> For the complete documentation index, see [llms.txt](https://wiki.anatomyofmarketing.org/llms.txt). Markdown versions of documentation pages are available by appending `.md` to page URLs; this page is available as [Markdown](https://wiki.anatomyofmarketing.org/the-aom-model/layer-two-fundamentals/execution-4ps/place-distribution-p3/distribution-model.md).

# Distribution Model

### What is it?

A Distribution Model is the strategic framework that defines how a business gets its products or services to its customers. It determines whether the business sells directly, through intermediaries, through digital platforms, through physical retail, or through a combination, and why that approach best serves both the customer and the business. Distribution decisions span all channel types: Owned, Shared, Earned, and Paid routes to market each have a role depending on the product, the audience, and the competitive context.

***Also known as:*** Go-to-Market Model, Route to Market Strategy, Sales Model, Route to Market

### Why it matters

The way a product or service reaches a customer is as much a part of the value proposition as the product itself. A business with a strong offering and a poorly matched distribution model will consistently underperform. Distribution decisions shape the customer experience, the cost of acquisition, the speed of market penetration, and the degree of control the business retains over how its brand is represented at the point of sale.
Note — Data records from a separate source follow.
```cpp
void egt_node_launch_prep(BlockArgs* as, int n, hipStream_t st) {
  for (int l0 = 0; l0 < n; l0 += PREP_MAX_LAYERS) {
    const int nl = n - l0 < PREP_MAX_LAYERS ? n - l0 : PREP_MAX_LAYERS;
    PrepArgs pa{};
    pa.De = as[0].De; pa.Dh = as[0].Dh; pa.flags = as[0].flags;
    for (int l = 0; l < nl; ++l) {
      const BlockArgs& a = as[l0 + l];
      pa.L[l] = PrepLayer{a.ne_g, a.ne_b, a.Wg, a.bg, a.We, a.be, a.pw, a.Wqkv, a.Wo, a.wfrag};
    }
    EGT_LAUNCH("k_edge_prep", k_edge_prep, dim3(nl), dim3(256), 0, st, pa);
  }
// ... 40 lines not shown
```

### include/egt_amd.h

```cpp
#ifndef EGT_AMD_H_
#define EGT_AMD_H_

#include <stddef.h>
#include <stdint.h>

#ifdef __cplusplus
extern "C" {
#endif

#define EGT_ABI_VERSION 4

#define EGT_OK 0
#define EGT_E_NULL (-1)
#define EGT_E_SHAPE (-2)
#define EGT_E_DTYPE (-3)
#define EGT_E_FLAGS (-4)
#define EGT_E_HIP (-5)
#define EGT_E_WORKSPACE (-6)
#define EGT_E_RCCL (-7)

#define EGT_F32 0
#define EGT_BF16 1

#define EGT_F_EDGE_INPUT 0x001u
// ... 123 lines not shown
  const void* attention_gates_bias;
  const void* dense_edge_b_kernel;
  const void* dense_edge_b_bias;
  const void* norm_mha_gamma;
  const void* norm_mha_beta;
  const void* dense_qkv_kernel;
  const void* dense_qkv_bias;
  const void* dense_mha_kernel;
  const void* dense_mha_bias;
  const void* dense_edge_r_kernel;
  const void* dense_edge_r_bias;
} egt_block_params;

int egt_block_supported(const egt_block_desc* desc);
const char* egt_block_bwd_kernel(const egt_block_desc* desc);
size_t egt_block_saved_bytes(const egt_block_desc* desc);
size_t egt_block_workspace_bytes(const egt_block_desc* desc);

int egt_block_fwd(const egt_block_desc* desc, const egt_block_params* params,
                  const void* h, const void* e, const uint8_t* key_mask,
                  const void* attn_mask, const uint8_t* rand_mask, void* h_out,
                  void* e_out, void* saved, void* workspace, void* stream);

int egt_block_bwd(const egt_block_desc* desc, const egt_block_params* params,
                  const void* h, const void* e, const uint8_t* key_mask,
                  const void* attn_mask, const uint8_t* rand_mask,
                  const void* saved, const void* d_h_out, const void* d_e_out,
                  void* d_h, void* d_e, const egt_block_params* grads,
                  void* workspace, void* stream);

// ... 103 lines not shown
```

Before: 79630 graphs/s.

## Accumulate dQ partials in registers for v5 bwd and flatten node wgrad grid

In the v5 block backward kernel, when N is a multiple of 16 the per-tile dQ partials are kept in registers, reduced across the four waves through LDS, and written once per workgroup as a single slab (NQP=1) instead of one partial per query tile. The node backward kernel gains a Q1 variant that reads only the one valid dQ partial. Separately, the node weight-gradient kernel now runs over a flat, balanced 1D grid of 32-row steps spread across layers to fill about two workgroups per CU, with a fallback to the per-layer layout. This cuts dQ partial traffic and reduce work and should improve wgrad load balance, in exchange for more register pressure and extra LDS staging in the v5 kernel.

```diff
diff --git a/egt_amd/_lib.py b/egt_amd/_lib.py
--- a/egt_amd/_lib.py
+++ b/egt_amd/_lib.py
@@ -132,6 +132,7 @@
 _OPTIONAL_PROTOS = {
     "egt_block_supported": (C.c_int, [C.POINTER(BlockDesc)]),
     "egt_block_bwd_kernel": (C.c_char_p, [C.POINTER(BlockDesc)]),
+    "egt_node_wgrad_plan": (C.c_int, [C.c_int32, C.c_int32, C.POINTER(C.c_int32), C.POINTER(C.c_int32)]),
     "egt_block_saved_bytes": (C.c_size_t, [C.POINTER(BlockDesc)]),
     "egt_block_workspace_bytes": (C.c_size_t, [C.POINTER(BlockDesc)]),
     "egt_block_fwd": (C.c_int, [C.POINTER(BlockDesc), C.POINTER(BlockParams)] + [_VP] * 10),
diff --git a/egt_amd/csrc/egt_block.hip b/egt_amd/csrc/egt_block.hip
--- a/egt_amd/csrc/egt_block.hip
+++ b/egt_amd/csrc/egt_block.hip
@@ -94,6 +94,7 @@
   EgtLaunch bl;
   int bwd_nw;
   int mm;
+  int nqp;
   int TL, NLR, nwg_bwd, EP;
   size_t v_att, stats, qkvp, pw_sv, wfrag_sv, saved_total;
   size_t dvp, dqp, dkvp, dqp_sz, dkvp_sz, common_total;
@@ -153,6 +154,7 @@
   P.NLR = (N + P.TL - 1) / P.TL;
   P.nwg_bwd = B * P.NLR;
   P.EP = GG::EP;
+  P.nqp = (N + 15) / 16;
   if (DE == 8 && !ml && !E.no_narrow_bwd) {
     P.bwd = BwdKernel::narrow;
     P.bwd_nw = E.nrw_bwd_waves == 8 || (E.nrw_bwd_waves != 4 && P.nwg_bwd <= cus && N >= 64) ? 8 : 4;
@@ -165,6 +167,7 @@
   } else if (DE >= 32 && !ml && d->dtype != EGT_BF16) {
     P.bwd = BwdKernel::v5;
     P.mm = E.bwd_mm;
+    if (v5_dq_slab(N)) P.nqp = 1;
     P.bl = {P.nwg_bwd, 256, ((size_t)V5_AREA(DE) + (size_t)BWD_TL * QD_LD + 3 * ((GG::TILES + 1) / 2) * 512 + 4) * 4};
   } else {
     constexpr int PW = 3 * GG::TILE_FLOATS + 256 + 192;
@@ -231,7 +234,7 @@
   a.epart = wl + P.epart; a.spart = wl + P.spart; a.sbo = wl + P.sbo; a.wpart = wl + P.wpart;
   a.spart_n = a.sbo_n = a.B * ((a.N + NODE_RC - 1) / NODE_RC);
   a.ered = wl + P.ered; a.dqkv_sv = wl + P.dqkv;
-  a.TL = P.TL; a.NLR = P.NLR; a.NQP = 1;
+  a.TL = P.TL; a.NLR = P.NLR; a.NQP = P.nqp;
   a.xcd = 1;
 }
 
@@ -390,7 +393,6 @@
   } else if (top) {
     egt_node_launch_bwd(a, &a, false, st);
   }
-  a.NQP = (a.N + 15) / 16;
   a.guard = 0;
   switch (P.bwd) {
     case BwdKernel::narrow: egt_narrow_launch_bwd(a, P.bwd_nw, P.bl, st); break;
diff --git a/egt_amd/csrc/egt_block_bwd.h b/egt_amd/csrc/egt_block_bwd.h
--- a/egt_amd/csrc/egt_block_bwd.h
+++ b/egt_amd/csrc/egt_block_bwd.h
@@ -299,6 +299,8 @@
 #endif
 #define V5_AREA(DE_) ((4 * (3 * Geo<DE_>::TILE_FLOATS + 448) > 4 * Geo<DE_>::TILE_FLOATS + BWD_PRO_WS) \
                           ? 4 * (3 * Geo<DE_>::TILE_FLOATS + 448) : 4 * Geo<DE_>::TILE_FLOATS + BWD_PRO_WS)
+#define V5_DQ_SLAB_FLOATS (4 * BWD_TL * 64)
+inline bool v5_dq_slab(int N) { return (N % 16) == 0; }
 template <int DE, int MM, bool RAG>
 __global__ void __launch_bounds__(256, 2) k_block_bwd_v5(BlockArgs a) {
   seed_from_device(a);
@@ -344,6 +346,9 @@
   const int T_ = ntile * nl;
   const int t0 = balance ? (wave * T_) >> 2 : 0, t1 = balance ? ((wave + 1) * T_) >> 2 : 0;
   const bool have = balance ? t1 > t0 : wave < ntile;
+  constexpr bool dq_slab = !RAG;
+  typedef float v16f __attribute__((ext_vector_type(BWD_TL)));
+  v16f dqr = 0.f;
   const int mt_first = balance ? t0 / nl : wave, mt_last = balance ? (t1 - 1) / nl : ntile - 1, mt_step = balance ? 1 : 4;
   const int r0_first = balance ? t0 - mt_first * nl : 0;
   float Kf[16], Vf[16];
@@ -473,7 +478,9 @@
       MaskRegs mr{make_float2(1.f, 1.f), 0};
       TileRegs<DE> td;
       tile_gload<DE, EGT_NT_BWD_DY>(td, dey_in + pair0 * DE, lane, kv);
-      if (lj == 0) vm_wait<(G::NF4 + 63) / 64>(); else vm_wait<2 * ((G::NF4 + 63) / 64) + 1>();
+      if (lj == 0) vm_wait<(G::NF4 + 63) / 64>();
+      else if (dq_slab) vm_wait<2 * ((G::NF4 + 63) / 64)>();
+      else vm_wait<2 * ((G::NF4 + 63) / 64) + 1>();
       SCHED_FENCE();
       float rstd;
       v4f acc = {c2r[0], c2r[1], c2r[2], c2r[3]};
@@ -606,7 +613,9 @@
         }
 #pragma unroll
         for (int k = 0; k < 8; ++k) { dq[2 * k] = dA[0] * Kf[2 * k]; dq[2 * k + 1] = dA[1] * Kf[2 * k + 1]; }
-        a.dqp[(((size_t)b * ntile + mt) * N + l) * 64 + lane] = reduce16_keep_own(dq, p);
+        const float dqv = reduce16_keep_own(dq, p);
+        if (dq_slab) dqr[__builtin_amdgcn_readfirstlane(li)] += dqv;
+        else a.dqp[(((size_t)b * ntile + mt) * N + l) * 64 + lane] = dqv;
       }
       SCHED_FENCE();
       if (!(a.guard & 1))
@@ -730,10 +739,27 @@
 #pragma unroll
     for (int r = 0; r < 4; ++r) ep[G::DEP * 16 + 4 * q + r] = ssum[r];
   }
+  static_assert(4 * G::EP + V5_DQ_SLAB_FLOATS <= AREA && (4 * G::EP) % 4 == 0, "dQ slab in the tile area");
+  float* dqs = sm + 4 * G::EP;
+  if (dq_slab) {
+#pragma unroll
+    for (int i = 0; i < BWD_TL; ++i) dqs[(wave * BWD_TL + i) * 64 + lane] = dqr[i];
+  }
   __syncthreads();
   float* out = a.epart + (size_t)wg * G::EP;
   for (int i = threadIdx.x; i < G::EP; i += 256)
     out[i] = (sm[i] + sm[G::EP + i]) + (sm[2 * G::EP + i] + sm[3 * G::EP + i]);
+  if (dq_slab) {
+    float4* dqo = reinterpret_cast<float4*>(a.dqp + ((size_t)b * N + l_begin) * 64);
+    for (int i = threadIdx.x; i < nl * 16; i += 256) {
+      const float4 s0 = *reinterpret_cast<const float4*>(dqs + 4 * i);
+      const float4 s1 = *reinterpret_cast<const float4*>(dqs + BWD_TL * 64 + 4 * i);
+      const float4 s2 = *reinterpret_cast<const float4*>(dqs + 2 * BWD_TL * 64 + 4 * i);
+      const float4 s3 = *reinterpret_cast<const float4*>(dqs + 3 * BWD_TL * 64 + 4 * i);
+      dqo[i] = make_float4(((s0.x + s1.x) + s2.x) + s3.x, ((s0.y + s1.y) + s2.y) + s3.y,
+                           ((s0.z + s1.z) + s2.z) + s3.z, ((s0.w + s1.w) + s2.w) + s3.w);
+    }
+  }
 }
 
 template <int DE, bool BF, int R>
diff --git a/egt_amd/csrc/egt_node.hip b/egt_amd/csrc/egt_node.hip
--- a/egt_amd/csrc/egt_node.hip
+++ b/egt_amd/csrc/egt_node.hip
@@ -347,7 +347,7 @@
   float *dv_stats, *dv_dvp, *dv_sbo;
 };
 
-template <bool PRE, bool DV, int NP>
+template <bool PRE, bool DV, int NP, bool Q1 = false>
 __global__ void __launch_bounds__(512, 2) k_node_bwd(BlockArgs a, NodeBwdArgs x) {
   extern __shared__ __attribute__((aligned(16))) float sm[];
   const int NCH = (a.N + NODE_RC - 1) / NODE_RC;
@@ -405,8 +405,9 @@
       if (NP > 0) {
 #pragma unroll
         for (int pi = 0; pi < NP; ++pi) {
-          const float4 w = *reinterpret_cast<const float4*>(base + pi * pstride);
-          acc4.x += w.x; acc4.y += w.y; acc4.z += w.z; acc4.w += w.w;
+          const bool in = !Q1 || pi == 0 || sx != 0;
+          const float4 w = *reinterpret_cast<const float4*>(base + (in ? pi : 0) * pstride);
+          acc4.x += in ? w.x : 0.f; acc4.y += in ? w.y : 0.f; acc4.z += in ? w.z : 0.f; acc4.w += in ? w.w : 0.f;
         }
       } else {
         const int npmax = max(a.NQP, a.NLR);
@@ -574,13 +575,23 @@
 
 #define WG_ROWS 128
 struct WGradLayer { const float *h, *nm_g, *nm_b, *dqkv, *v_att, *dh_out; float* part; };
-struct WGradArgs { WGradLayer L[64]; int rows, Dh, rows_per_wg; float ln_eps; };
+struct WGradArgs { WGradLayer L[64]; int rows, Dh, spl, spw, wpl, steps; float ln_eps; };
 
 template <bool D64>
 __global__ void __launch_bounds__(512, 4) k_node_wgrads(WGradArgs wa) {
   extern __shared__ __attribute__((aligned(16))) float sm[];
-  const WGradLayer L = wa.L[blockIdx.y];
-  const int Dh = D64 ? 64 : wa.Dh, D3 = 3 * Dh, t = threadIdx.x;
+  const int wgi = blockIdx.x;
+  const int s0 = wa.wpl ? (wgi / wa.wpl) * wa.spl + (wgi % wa.wpl) * wa.spw : wgi * wa.spw;
+  const int s1 = min(wa.wpl ? (wgi / wa.wpl + 1) * wa.spl : wa.steps, s0 + wa.spw);
+  for (int sg = s0; sg < s1;) {
+  const int layer = sg / wa.spl, sb = layer * wa.spl, se = min(s1, sb + wa.spl);
+  const WGradLayer L = wa.L[layer];
+  const int slot = wa.wpl ? (sg - sb) / wa.spw : wgi - sb / wa.spw;
+  const int rbeg = (sg - sb) * 32, rend = min(wa.rows, (se - sb) * 32);
+  sg = se;
+  int t = threadIdx.x;
+  asm volatile("" : "+v"(t));
+  const int Dh = D64 ? 64 : wa.Dh, D3 = 3 * Dh;
   const int ld = Dh + 16, ld3 = D3 + 16;
   const int lane = t & 63, wave = __builtin_amdgcn_readfirstlane(t >> 6), p = lane & 15, q = lane >> 4, NW = blockDim.x >> 6;
   float* xs = sm;
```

As digital and physical channels have multiplied, distribution decisions have become more complex and more consequential. The businesses that perform best are those that make these choices deliberately rather than by default. Distribution intelligence and channel performance data sit in Data & Insights and inform the decisions made here.

### When it matters most

Distribution Model decisions are most critical when a business is launching in a new market, when a new product requires a different route to market than existing offerings, or when changes in customer behaviour have made existing distribution channels less effective. They are also worth revisiting when a new channel represents a genuine opportunity, or when existing channel relationships are creating constraints on growth or brand control.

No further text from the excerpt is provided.